Dataset entries
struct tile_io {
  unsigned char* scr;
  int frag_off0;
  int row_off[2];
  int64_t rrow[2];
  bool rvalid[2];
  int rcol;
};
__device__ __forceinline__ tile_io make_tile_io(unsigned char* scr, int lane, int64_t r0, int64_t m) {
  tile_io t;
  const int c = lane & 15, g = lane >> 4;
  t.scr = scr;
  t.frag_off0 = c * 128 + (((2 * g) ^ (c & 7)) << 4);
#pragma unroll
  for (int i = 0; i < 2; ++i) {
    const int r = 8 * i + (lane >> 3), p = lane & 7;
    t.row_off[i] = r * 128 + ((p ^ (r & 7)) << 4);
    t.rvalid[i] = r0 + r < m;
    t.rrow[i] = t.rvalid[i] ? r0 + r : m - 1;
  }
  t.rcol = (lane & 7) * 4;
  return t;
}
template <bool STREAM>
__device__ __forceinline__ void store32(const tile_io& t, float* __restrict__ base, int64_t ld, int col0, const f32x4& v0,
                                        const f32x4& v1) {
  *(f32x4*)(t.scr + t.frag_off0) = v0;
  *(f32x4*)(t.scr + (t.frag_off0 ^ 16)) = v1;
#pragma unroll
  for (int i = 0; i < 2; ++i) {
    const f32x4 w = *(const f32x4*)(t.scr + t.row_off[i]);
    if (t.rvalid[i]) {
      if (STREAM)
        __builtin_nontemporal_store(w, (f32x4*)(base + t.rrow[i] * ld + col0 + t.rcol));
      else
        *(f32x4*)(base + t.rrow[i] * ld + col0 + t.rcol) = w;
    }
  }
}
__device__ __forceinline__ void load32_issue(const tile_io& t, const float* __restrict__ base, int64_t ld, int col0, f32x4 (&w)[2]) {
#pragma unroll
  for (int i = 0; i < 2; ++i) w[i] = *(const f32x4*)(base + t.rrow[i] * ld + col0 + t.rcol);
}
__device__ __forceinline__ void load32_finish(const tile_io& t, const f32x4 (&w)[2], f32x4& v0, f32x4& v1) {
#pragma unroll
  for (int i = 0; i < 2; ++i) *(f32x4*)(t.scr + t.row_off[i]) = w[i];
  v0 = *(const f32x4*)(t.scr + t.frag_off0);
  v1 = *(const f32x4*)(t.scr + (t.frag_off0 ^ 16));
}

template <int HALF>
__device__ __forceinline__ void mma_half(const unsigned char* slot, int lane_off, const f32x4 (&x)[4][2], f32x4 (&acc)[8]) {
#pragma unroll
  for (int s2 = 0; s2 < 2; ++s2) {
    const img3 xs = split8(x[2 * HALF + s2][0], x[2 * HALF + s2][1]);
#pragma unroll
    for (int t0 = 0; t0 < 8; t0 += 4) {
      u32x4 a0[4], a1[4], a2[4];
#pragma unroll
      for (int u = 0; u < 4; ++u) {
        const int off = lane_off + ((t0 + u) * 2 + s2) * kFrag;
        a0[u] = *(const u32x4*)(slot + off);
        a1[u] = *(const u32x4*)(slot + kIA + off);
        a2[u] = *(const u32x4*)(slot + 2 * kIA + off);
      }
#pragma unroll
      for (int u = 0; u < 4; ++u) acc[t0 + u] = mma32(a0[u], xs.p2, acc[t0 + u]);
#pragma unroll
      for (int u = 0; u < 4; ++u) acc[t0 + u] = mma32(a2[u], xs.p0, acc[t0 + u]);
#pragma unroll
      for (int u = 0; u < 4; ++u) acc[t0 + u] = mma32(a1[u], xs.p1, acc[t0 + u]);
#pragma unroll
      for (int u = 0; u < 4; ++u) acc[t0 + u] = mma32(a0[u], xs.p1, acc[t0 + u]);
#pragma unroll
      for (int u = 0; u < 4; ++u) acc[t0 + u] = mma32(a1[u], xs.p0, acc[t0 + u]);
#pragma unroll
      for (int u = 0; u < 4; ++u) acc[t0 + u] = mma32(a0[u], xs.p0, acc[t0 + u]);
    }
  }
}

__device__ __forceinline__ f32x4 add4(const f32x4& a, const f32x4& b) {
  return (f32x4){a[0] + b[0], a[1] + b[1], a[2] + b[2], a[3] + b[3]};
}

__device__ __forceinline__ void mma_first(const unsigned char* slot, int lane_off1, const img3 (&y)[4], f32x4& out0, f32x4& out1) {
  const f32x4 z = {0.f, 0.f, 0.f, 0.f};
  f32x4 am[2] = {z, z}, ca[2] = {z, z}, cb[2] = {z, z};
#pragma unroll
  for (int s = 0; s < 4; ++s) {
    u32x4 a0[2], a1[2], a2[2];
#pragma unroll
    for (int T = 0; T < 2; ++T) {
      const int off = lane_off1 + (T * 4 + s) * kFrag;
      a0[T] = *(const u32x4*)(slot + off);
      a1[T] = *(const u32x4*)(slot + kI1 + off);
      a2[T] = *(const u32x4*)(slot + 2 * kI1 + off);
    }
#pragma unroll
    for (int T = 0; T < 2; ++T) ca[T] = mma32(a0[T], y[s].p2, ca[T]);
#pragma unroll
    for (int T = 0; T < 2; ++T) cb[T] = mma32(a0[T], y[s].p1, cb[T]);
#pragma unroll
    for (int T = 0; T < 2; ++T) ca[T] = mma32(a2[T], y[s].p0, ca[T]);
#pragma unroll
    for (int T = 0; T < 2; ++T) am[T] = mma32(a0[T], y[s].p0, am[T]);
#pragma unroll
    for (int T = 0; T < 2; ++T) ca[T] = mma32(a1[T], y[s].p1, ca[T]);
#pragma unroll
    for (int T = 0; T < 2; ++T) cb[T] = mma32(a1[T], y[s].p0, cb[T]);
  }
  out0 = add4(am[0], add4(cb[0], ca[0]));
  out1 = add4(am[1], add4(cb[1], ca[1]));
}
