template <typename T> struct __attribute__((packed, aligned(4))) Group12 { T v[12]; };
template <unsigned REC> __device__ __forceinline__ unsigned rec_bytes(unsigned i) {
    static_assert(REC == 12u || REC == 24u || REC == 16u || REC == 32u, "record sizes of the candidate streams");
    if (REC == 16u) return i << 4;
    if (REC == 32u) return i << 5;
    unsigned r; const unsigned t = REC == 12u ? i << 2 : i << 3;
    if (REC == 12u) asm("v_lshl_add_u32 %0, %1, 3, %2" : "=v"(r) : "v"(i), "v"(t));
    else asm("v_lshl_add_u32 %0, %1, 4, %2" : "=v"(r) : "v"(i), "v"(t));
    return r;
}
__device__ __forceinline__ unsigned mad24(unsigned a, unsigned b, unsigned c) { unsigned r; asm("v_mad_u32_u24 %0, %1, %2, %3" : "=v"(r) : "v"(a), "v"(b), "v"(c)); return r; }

> **Work request**
Taking the line with "const img3 xs" as the first and the line with "a0[u] = *(const u32x4*)(slot + off);" as the last, retype that stretch of the data above exactly, with no other lines.

> **Answer below**
    const img3 xs = split8(x[2 * HALF + s2][0], x[2 * HALF + s2][1]);
#pragma unroll
    for (int t0 = 0; t0 < 8; t0 += 4) {
      u32x4 a0[4], a1[4], a2[4];
#pragma unroll
      for (int u = 0; u < 4; ++u) {
        const int off = lane_off + ((t0 + u) * 2 + s2) * kFrag;
        a0[u] = *(const u32x4*)(slot + off);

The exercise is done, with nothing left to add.